2018/12/27 のログ
ご案内:「王都マグメール 平民地区 小さな酒場」にフィル=クォーレンスさんが現れました。
フィル=クォーレンス > 夜はすっかり冷え込むようになり、深夜となれば大通りにすらなくなる人気。
その静けさに反比例するように、月明かりに照らされた小道を、酒場の集まる区画へと進めば見えてくるのは人の賑わいである。
寒さから逃れて暖を求め、空腹を満たそうとする人々で、打って変わってあちこちの店から零れてくる喧騒は、何とも賑やかなものであり。
その賑わいに誘われるように、目深に被ったフードから、白い吐息を零す少年はその中を進めていく。
とはいえ、そのまま一際賑やかなお店に入ることなく、その足は賑やかさが表の店達に比べれば大分控えめな、小道へと向けられていき。

「大分冷え込んできましたね…。
あ…えっと、このスープをお願いします」

比較的安全な地区とはいえ、裏路地に入っていくのは危険は少なからず付きまとう。
路地裏の奥まで進んでいくのは、自己責任と言っても差し支えはない。
だからこそか、小道に入口を構えたその食事処の中には、人気が余りなく。表に比べれば静かなものである。
目深に被ったフードを下ろしきることはなく、空いている手近な席に腰を下ろし。一息零してある間に、お冷を運んでくる店員に一つ頭をさげ。
メニューへとそのまま少しの間目を走らせていけば、やがて一つの料理を指さして注文をしていき。

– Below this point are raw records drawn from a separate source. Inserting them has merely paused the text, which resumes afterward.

__device__ __forceinline__ void scan_tile(int q, int m2, int ntd, int D, int& d, int& bt0, int& nb) {
    if (q < D * m2) {
        d = q / m2; bt0 = (q % m2) * 2 * SCAN_NB; nb = 2 * SCAN_NB;
    } else {
        const int r = q - D * m2, o = ntd - 2 * m2;
        d = r / o; bt0 = (2 * m2 + r % o) * SCAN_NB; nb = SCAN_NB;
    }
}

template <int NBMAX>
__device__ __forceinline__ uint32_t hsw(int b, int k) {
    return (uint32_t)((k / SCAN_U) * (NBMAX * SCAN_U * 2)) + swz<SCAN_U * 2>(b, k % SCAN_U);
}

__device__ __forceinline__ void mbar_arrive_peer(uint64_t* bar, uint32_t cta) {
    asm volatile("mbarrier.arrive.release.cluster.shared::cluster.b64 _, [%0];" ::"r"(mapa(smem_u32(bar), cta)) : "memory");
}

template <int H, int NS, int OUT, bool LEN, int JN, bool RD = false>
__device__ __forceinline__ void gru_scan_fwd_tile(const float* __restrict__ gi, const float* __restrict__ Whh,
                                                  const float* __restrict__ bhh, int64_t zW, const float* __restrict__ h0,
                                                  float* __restrict__ Y, float* __restrict__ G, float* __restrict__ hn_out,
                                                  bf16_t* __restrict__ yh, bf16_t* __restrict__ yl, int B, int T, int D,
                                                  const int* __restrict__ lens, int d, int bt0,
                                                  const float* __restrict__ mask = nullptr) {
    using S = FwdSmem<H, NS>;
    constexpr int U = SCAN_U, CS = H / U, NH = S::NH, JMAX = JN, jn = JN, nb = JN * SCAN_NB;
    constexpr int NBMAX = nb, NBUF = S::NBUF * S::NBMAX / nb;
    constexpr int HBYTES = nb * H * 2, SLICE = nb * U * 2;
    static_assert(NBUF * HBYTES == S::NBUF * S::HBYTES, "both tile sizes fill the h region");
    static_assert(SCAN_THREADS % (nb * (U / 8)) == 0, "a thread copies the same Y plane row in every pass");
    extern __shared__ __align__(128) uint8_t smem[];
    uint8_t* Wsm = smem;
    uint8_t* Hsm = smem + NH * S::WBYTES;
    uint64_t* full = reinterpret_cast<uint64_t*>(Hsm + NBUF * NH * HBYTES);
    uint64_t* empty = full + 1;
    const int c = (int)cluster_rank();
    const int tid = threadIdx.x, lane = tid & 31, warp = tid >> 5;
    const float* W = Whh + d * zW;

    for (int i = tid; i < 3 * U * H; i += SCAN_THREADS) {
        const int q = i / H, k = i % H, gte = q / U, u = q % U;
        const float v = W[(int64_t)(gte * H + c * U + u) * H + k];
        bf16_t hi, lo;
        split_bf16(v, hi, lo);
        *reinterpret_cast<bf16_t*>(Wsm + swz<S::WP>(q, k)) = hi;
        if (NH == 2) *reinterpret_cast<bf16_t*>(Wsm + S::WBYTES + swz<S::WP>(q, k)) = lo;
    }
    for (int i = tid; i < nb * H; i += SCAN_THREADS) {
        const int b = i / H, k = i % H;
        float v = h0 ? h0[((int64_t)d * B + bt0 + b) * H + k] : 0.f;
        if constexpr (RD) v *= mask[((int64_t)d * B + bt0 + b) * H + k];
        bf16_t hi, lo;
        split_bf16(v, hi, lo);
        *reinterpret_cast<bf16_t*>(Hsm + hsw<NBMAX>(b, k)) = hi;
        if (NH == 2) *reinterpret_cast<bf16_t*>(Hsm + HBYTES + hsw<NBMAX>(b, k)) = lo;
    }
    if (tid == 0) {
        mbar_init(full, 1);
        mbar_init(full + 1, NBUF == 2 ? 1 : CS - 1);
        asm volatile("fence.mbarrier_init.release.cluster;" ::: "memory");
    }

    const int ug = warp >> 1, nt = warp & 1;
    int unit[2], bcol[JMAX][2];
    unit[0] = ug * 16 + (lane >> 2); unit[1] = unit[0] + 8;
#pragma unroll
    for (int j = 0; j < JMAX; ++j) {
        bcol[j][0] = (nt * jn + j) * 8 + 2 * (lane & 3); bcol[j][1] = bcol[j][0] + 1;
    }
    float bias[3][2], hp[JMAX][4], mk[RD ? JMAX : 1][4];
#pragma unroll
    for (int gte = 0; gte < 3; ++gte)
#pragma unroll
        for (int i = 0; i < 2; ++i) bias[gte][i] = bhh[d * zW + gte * H + c * U + unit[i]];
    int len[JMAX][2], rlen = T;
#pragma unroll
    for (int j = 0; j < JMAX; ++j) {
#pragma unroll
        for (int e = 0; e < 4; ++e) {
            const int b = bt0 + bcol[j][e & 1], k = c * U + unit[e >> 1];
            hp[j][e] = h0 ? h0[((int64_t)d * B + b) * H + k] : 0.f;
            if constexpr (RD) mk[j][e] = mask[((int64_t)d * B + b) * H + k];
        }
        len[j][0] = len[j][1] = T;
        if (LEN) { len[j][0] = lens[bt0 + bcol[j][0]]; len[j][1] = lens[bt0 + bcol[j][1]]; }
    }
    if (LEN) rlen = lens[bt0 + (tid / (U / 8)) % nb];
    cluster_arrive();
    cluster_wait();

    const int DH = D * H;
    for (int s = 0; s < T; ++s) {
        const int t = d == 0 ? s : T - 1 - s;
        const int buf = NBUF == 2 ? s & 1 : 0, nbuf = NBUF == 2 ? buf ^ 1 : 0;
        if (s > 0) mbar_wait<true>(full + buf, (NBUF == 2 ? (s - 1) >> 1 : s - 1) & 1);
        if (tid == 0 && s + 1 < T) mbar_arrive_expect_tx(full + nbuf, (CS - 1) * NH * nb * U * 2);
        float giv[3][JMAX][4];
#pragma unroll
        for (int j = 0; j < JMAX; ++j)
#pragma unroll
            for (int e = 0; e < 4; ++e) {
                const int64_t row = (int64_t)(bt0 + bcol[j][e & 1]) * T + t;
                const float* gr = gi + ((int64_t)d * B * T + row) * 3 * H + c * U + unit[e >> 1];
#pragma unroll
                for (int gte = 0; gte < 3; ++gte) giv[gte][j][e] = gr[gte * H];
            }
        float acc[3][JMAX][4];
#pragma unroll
        for (int gte = 0; gte < 3; ++gte)
#pragma unroll
            for (int j = 0; j < JMAX; ++j)
#pragma unroll
                for (int e = 0; e < 4; ++e) acc[gte][j][e] = 0.f;
        const uint32_t hbase = smem_u32(Hsm + buf * NH * HBYTES);
        const uint32_t wbase = smem_u32(Wsm);
#pragma unroll 4
        for (int ks = 0; ks < H / 16; ++ks) {
            uint32_t bh[JMAX][NH][2];
            const int bk = ks * 16 + ((lane >> 3) & 1) * 8;
#pragma unroll
            for (int j = 0; j < JMAX; ++j)
#pragma unroll
// ... 190 lines not shown
                if constexpr (RD) v = LEN && (d == 0 ? t + 1 : t - 1) >= plen[i] ? v : mk[i] * v;
                dhr[i] = v;
            }
        }
        cluster_arrive();
        __syncthreads();
#pragma unroll
        for (int i = 0; i < PAIRS; ++i) {
            const int p = tid + i * SCAN_THREADS, u = p % U, bl = p / U, b = bt0 + bl, j = c * U + u;
            const int64_t row = (int64_t)b * T + t;
            const float r = gr[i], z = gz[i], n = gn[i], hnv = ghn[i], hpv = hprev[i];
            const float dh = dhr[i] + dyv[i];
            float dan = dh * (1.f - z) * (1.f - n * n);
            float dar = dan * hnv * r * (1.f - r);
            float daz = dh * (hpv - n) * z * (1.f - z);
            float dgn = dan * r;
            const bool pad = LEN && t >= plen[i];
            if (pad) dan = dar = daz = dgn = 0.f;
            float* a = dgi + ((int64_t)d * B * T + row) * 3 * H + j;
            float* cg = dgh + ((int64_t)d * B * T + row) * 3 * H + j;
            a[0] = dar; a[H] = daz; a[2 * H] = dan;
            cg[0] = dar; cg[H] = daz; cg[2 * H] = dgn;
            dhz[i] = pad ? dhr[i] : dh * z;
            const float gv[3] = {dar, daz, dgn};
#pragma unroll
            for (int gte = 0; gte < 3; ++gte) {
                bf16_t hi, lo;
                split_bf16(gv[gte], hi, lo);
                *reinterpret_cast<bf16_t*>(Dsm + swz<S::WP>(bl, gte * U + u)) = hi;
                if (NH == 2) *reinterpret_cast<bf16_t*>(Dsm + S::DBYTES + swz<S::WP>(bl, gte * U + u)) = lo;
            }
            bf16_t hi, lo;
            split_bf16(dan, hi, lo);
            const int64_t po = ((int64_t)d * B * T + row) * 3 * H + 2 * H + j;
            gih[po] = hi;
            if (NH == 2) gil[po] = lo;
        }
        if (NS == 1 && s + 1 < T) load_step(s + 1);
        __syncthreads();
        for (int i = tid; i < NH * NR * (Q / 8); i += SCAN_THREADS) {
            const int h = i / (NR * Q / 8), r = (i / (Q / 8)) % NR, q = (i % (Q / 8)) * 8, gte = q / U;
            uint4 v = *reinterpret_cast<const uint4*>(Dsm + h * S::DBYTES + swz<S::WP>(r, q));
            const int64_t o = ((int64_t)d * B * T + (int64_t)(bt0 + r) * T + t) * 3 * H + gte * H + c * U + q % U;
            if (gte < 2) *reinterpret_cast<uint4*>((h ? gil : gih) + o) = v;
            if (first) v = make_uint4(0u, 0u, 0u, 0u);
            *reinterpret_cast<uint4*>((h ? ghl : ghh) + o) = v;
        }
        float acc[MT][2][4];
#pragma unroll
        for (int m = 0; m < MT; ++m)
#pragma unroll
            for (int n = 0; n < NBLK; ++n)
#pragma unroll
                for (int e = 0; e < 4; ++e) acc[m][n][e] = 0.f;
        const uint32_t wbase = smem_u32(Wsm), dbase = smem_u32(Dsm);
#pragma unroll 2
        for (int ks = 0; ks < Q / 16; ++ks) {
            uint32_t bv[NH][4];
            const int brow = (lane & 7) + ((lane >> 4) << 3), bk = ks * 16 + ((lane >> 3) & 1) * 8;
#pragma unroll
            for (int h = 0; h < NH; ++h) ldsm_x4(dbase + h * S::DBYTES + swz<S::WP>(brow, bk), bv[h]);
#pragma unroll
            for (int m = 0; m < MT; ++m) {
                const int arow = (warp + 8 * m) * 16 + (lane & 15), ak = ks * 16 + (lane >> 4) * 8;
                uint32_t a[NH][4];
#pragma unroll
                for (int h = 0; h < NH; ++h) ldsm_x4(wbase + h * S::WBYTES + swz<S::WP>(arow, ak), a[h]);
#pragma unroll
                for (int n = 0; n < NBLK; ++n) {
                    if (NS != 1) {
                        mma_bf16(acc[m][n], a[0], bv[NH - 1][2 * n], bv[NH - 1][2 * n + 1]);
                        mma_bf16(acc[m][n], a[NH - 1], bv[0][2 * n], bv[0][2 * n + 1]);
                    }
                    mma_bf16(acc[m][n], a[0], bv[0][2 * n], bv[0][2 * n + 1]);
                }
            }
        }
        if (NS != 1 && s + 1 < T) load_step(s + 1);
        __syncthreads();
        cluster_wait();
#pragma unroll
        for (int m = 0; m < MT; ++m)
#pragma unroll
            for (int n = 0; n < NBLK; ++n)
#pragma unroll
                for (int e = 0; e < 4; e += 2) {
                    const int k = (warp + 8 * m) * 16 + (lane >> 2) + (e >= 2 ? 8 : 0);
                    const int bl = n * 8 + 2 * (lane & 3);
                    const int dst = k / U, x = xslot(k % U, bl);
                    const float2 v = make_float2(acc[m][n][e], acc[m][n][e + 1]);
                    if (dst == c) {
                        *reinterpret_cast<float2*>(own + x) = v;
                    } else {
                        const float* rs = recv + (c < dst ? c : c - 1) * NB * U + x;
                        st_cluster_v2_f32(mapa(smem_u32(rs), dst), v);
                    }
                }
        cluster_arrive();
        cluster_wait();
    }
#pragma unroll
    for (int i = 0; i < PAIRS; ++i) {
        const int p = tid + i * SCAN_THREADS, u = p % U, b = p / U, x = xslot(u, b);
        float v = dhz[i];
#pragma unroll
        for (int src = 0; src < CS; ++src) v += slot(src)[x];
        if constexpr (RD) v = LEN && (d == 0 ? 0 : T - 1) >= plen[i] ? v : mk[i] * v;
        dhc[((int64_t)d * B + bt0 + b) * H + c * U + u] = v;
    }
}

人がまばらな店内へと視線をうごめかし、店内に広がる香ばしい料理の香りに一つ鼻を利かせながら、外に比べれば大分暖かな店内に気を抜いていく。
もっとも、元の姿を思えば、ヒトよりは大分寒さには強いのであるが。

フィル=クォーレンス > 「そろそろ、少しくらい…探索してみるのも、いいかな」

耳を澄ませば聞こえてくる、店内の少ない人々の話し声。
喧騒というには随分と穏やかな物であり、店内の暖かさと合わさって、眠気を誘われそうなものである。
少しだけ、目を細めたままぼーっと巡らせていく思考は、今日一日の事のようである。
何時ものように配達を頼まれて、店番を夜遅くまでしていたがために、この時間に至る。
少し変わった道具に関しては、やはりまだ未熟であるために、扱わせてもらえないことがほとんどであれば、はやる気持ちもあるのだろう。
この町に来てからの幾つかの経験をもとに、少しだけ自分の足で探索してみようかと巡らせていく考えは、行動に移せば実力経験共に足りず。大分危なっかしい結果しか待っていないだろう。

「あ、ありがとうございます。
とりあえず、これで大丈夫です」

考えを巡らせていれば、不意にかけられる声にハっとなる少年。
視線を向ければ、注文の品をもった店員が傍らに立って様子を伺っており。
追加の注文もなく、一つまた頭を下げ。テーブルに置かれていく、肉がゴロっと入ったスープへと効かせていく鼻。
目の前にのぼっていく湯気と、食欲を擽る香り。器に手を這わせれば伝わっていく暖かさに、一つ喉を鳴らし。
備え付けられたスプーンを手に取れば、誰に言うでもなく一つ頂きます、といった様子を零し。
スープを口へと運び、肉を咀嚼しては喉へと流し。体の奥から暖まり、空腹を満たしていく心地よさに浸りながら、スープを平らげ始めていき。

フィル=クォーレンス > 「ふぅっ…」

もくもくと口に運んでは咀嚼して、ゆっくりと飲み込んでいくこと暫く。
スープの入っていた器もスッカリと空っぽになったようであり。
満足したように、お腹を撫でながら一つ、気の抜けた声を零していく少年。
気が付けば周りの少ない人気は更に減り。店内にチラホラとしかお客も残っていない。
どれほど食べるのに夢中になっていたのか、時間のすぎる速さを実感しながらも、また一息つけばゆっくりと席から立ち上がり。

「ごちそうさまでした。
代金はこれで…はい、お願いします」

人気が減って、注文も止まっている様子である。
店員へと一声かけ、腰のポーチから取り出した袋から、代金をテーブルに並べていき。
間違っていないか、しっかりと店員が確認するのを待ってから頭を下げていく少年。
相変わらずフードを目深に被ったままではあるが、ぶっきらぼうではなく。軽く笑みを乗せて、明るい声で零し。
外に踏み出せば、射しはじめている朝日に目を細め。零すたびに白くなる吐息と、身に染みる肌寒さに眠気を覚まされながら、ゆっくりと帰路へとついていったようである。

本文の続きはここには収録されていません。